Task requirements: Write out the records below word for word, please.
**** Extracted entries ****
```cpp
enum {
  YMI_WS_WINO_V = 1,
  YMI_WS_WINO_M = 2,
  YMI_WS_SPLITK = 3,
  YMI_WS_MASK_IOU = 4,
  YMI_WS_JPEG_COEFS = 5,
  YMI_WS_JPEG_PLANES = 6,
  YMI_WS_DETECT_SCORES_T = 7,
  YMI_WS_DETECT_PER_PRIOR = 8,
  YMI_WS_DETECT_CAND = 9,
  YMI_WS_DETECT_REC = 10,
  YMI_WS_AMAX_SLOT = 11,
  YMI_WS_RLE_COUNTS = 12,
  YMI_WS_DETECT_GREEDY = 13
};
typedef struct { int32_t A, B; int64_t n; } ymi_mask_iou_shape;
typedef struct { int32_t N, h, w, cap; } ymi_rle_shape;
int64_t ymi_workspace_bytes(int what, const void *desc);

int ymi_calib_mfma_f16(float *out, int blocks, int iters, double *flops, void *stream);
int ymi_calib_hbm_copy(const float *src, float *dst, long n_floats, double *bytes, void *stream);
int ymi_calib_l2_read(const float *src, long n_floats, int blocks, int iters, float *out, double *bytes, void *stream);
int ymi_calib_latency(const int32_t *chain, long n, int start, int hops, int32_t *out, void *stream);

int ymi_debug_set_trace(void *buf, long cap_blocks);
int ymi_prof_enable(int on);
int ymi_prof_count(void);
int ymi_prof_read(int i, float *ms, double *flops, int32_t *tile, int32_t *kind);
int ymi_prof_reset(void);

#ifdef __cplusplus
}
// ... 3 lines not shown
```

yolact_amd/_lib.py:

```python
from __future__ import annotations

import ctypes as C
import os

_HERE = os.path.dirname(os.path.abspath(__file__))
LIB_PATH = os.path.join(_HERE, 'libyolact_amd.so')

ABI_VERSION = 9

ACT_NONE, ACT_RELU, ACT_LEAKY01, ACT_TANH, ACT_SIGMOID = 0, 1, 2, 3, 4
RES_NONE, RES_ADD, RES_BILINEAR = 0, 1, 2
TILE_AUTO, TILE_128x128, TILE_128x64, TILE_64x64, TILE_128x32, TILE_64x128 = 0, 1, 2, 3, 4, 5
TILE_32x32_K4, TILE_64x32_K2, TILE_32x64_K2 = 6, 7, 8
TILE_64x64_S3, TILE_64x64_S4, TILE_64x128_S3, TILE_128x64_S3, TILE_32x32_K4_S4, TILE_64x32_K2_S3, TILE_32x64_K2_S3 = range(9, 16)
TILE_NAMES = {1: '128x128', 2: '128x64', 3: '64x64', 4: '128x32', 5: '64x128', 6: '32x32k4', 7: '64x32k2', 8: '32x64k2',
              9: '64x64s3', 10: '64x64s4', 11: '64x128s3', 12: '128x64s3', 13: '32x32k4s4', 14: '64x32k2s3', 15: '32x64k2s3',
              16: '128x128w8', 17: '256x128w8', 18: '128x256w8', 19: '128x128s3', 20: '128x128w8s3', 21: '256x128w8s3',
              22: '128x128w8s4'}
TILE_128x128_W8, TILE_256x128_W8, TILE_128x256_W8 = 16, 17, 18
TILE_128x128_S3, TILE_128x128_W8_S3, TILE_256x128_W8_S3, TILE_128x128_W8_S4 = 19, 20, 21, 22
TILE_WG_128x256 = 23
TILE_X3 = 32
X3_BASE_TILES = (1, 2, 3, 5, 6, 7, 8, 9, 11, 12, 16, 17, 19, 20, 21, 22)
for _t in X3_BASE_TILES:
# ... 50 lines not shown
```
****
Answer box:
```cpp
enum {
  YMI_WS_WINO_V = 1,
  YMI_WS_WINO_M = 2,
  YMI_WS_SPLITK = 3,
  YMI_WS_MASK_IOU = 4,
  YMI_WS_JPEG_COEFS = 5,
  YMI_WS_JPEG_PLANES = 6,
  YMI_WS_DETECT_SCORES_T = 7,
  YMI_WS_DETECT_PER_PRIOR = 8,
  YMI_WS_DETECT_CAND = 9,
  YMI_WS_DETECT_REC = 10,
  YMI_WS_AMAX_SLOT = 11,
  YMI_WS_RLE_COUNTS = 12,
  YMI_WS_DETECT_GREEDY = 13
};
typedef struct { int32_t A, B; int64_t n; } ymi_mask_iou_shape;
typedef struct { int32_t N, h, w, cap; } ymi_rle_shape;
int64_t ymi_workspace_bytes(int what, const void *desc);

int ymi_calib_mfma_f16(float *out, int blocks, int iters, double *flops, void *stream);
int ymi_calib_hbm_copy(const float *src, float *dst, long n_floats, double *bytes, void *stream);
int ymi_calib_l2_read(const float *src, long n_floats, int blocks, int iters, float *out, double *bytes, void *stream);
int ymi_calib_latency(const int32_t *chain, long n, int start, int hops, int32_t *out, void *stream);

int ymi_debug_set_trace(void *buf, long cap_blocks);
int ymi_prof_enable(int on);
int ymi_prof_count(void);
int ymi_prof_read(int i, float *ms, double *flops, int32_t *tile, int32_t *kind);
int ymi_prof_reset(void);

#ifdef __cplusplus
}
// ... 3 lines not shown
```

yolact_amd/_lib.py:

```python
from __future__ import annotations

import ctypes as C
import os

_HERE = os.path.dirname(os.path.abspath(__file__))
LIB_PATH = os.path.join(_HERE, 'libyolact_amd.so')

ABI_VERSION = 9

ACT_NONE, ACT_RELU, ACT_LEAKY01, ACT_TANH, ACT_SIGMOID = 0, 1, 2, 3, 4
RES_NONE, RES_ADD, RES_BILINEAR = 0, 1, 2
TILE_AUTO, TILE_128x128, TILE_128x64, TILE_64x64, TILE_128x32, TILE_64x128 = 0, 1, 2, 3, 4, 5
TILE_32x32_K4, TILE_64x32_K2, TILE_32x64_K2 = 6, 7, 8
TILE_64x64_S3, TILE_64x64_S4, TILE_64x128_S3, TILE_128x64_S3, TILE_32x32_K4_S4, TILE_64x32_K2_S3, TILE_32x64_K2_S3 = range(9, 16)
TILE_NAMES = {1: '128x128', 2: '128x64', 3: '64x64', 4: '128x32', 5: '64x128', 6: '32x32k4', 7: '64x32k2', 8: '32x64k2',
              9: '64x64s3', 10: '64x64s4', 11: '64x128s3', 12: '128x64s3', 13: '32x32k4s4', 14: '64x32k2s3', 15: '32x64k2s3',
              16: '128x128w8', 17: '256x128w8', 18: '128x256w8', 19: '128x128s3', 20: '128x128w8s3', 21: '256x128w8s3',
              22: '128x128w8s4'}
TILE_128x128_W8, TILE_256x128_W8, TILE_128x256_W8 = 16, 17, 18
TILE_128x128_S3, TILE_128x128_W8_S3, TILE_256x128_W8_S3, TILE_128x128_W8_S4 = 19, 20, 21, 22
TILE_WG_128x256 = 23
TILE_X3 = 32
X3_BASE_TILES = (1, 2, 3, 5, 6, 7, 8, 9, 11, 12, 16, 17, 19, 20, 21, 22)
for _t in X3_BASE_TILES:
# ... 50 lines not shown
```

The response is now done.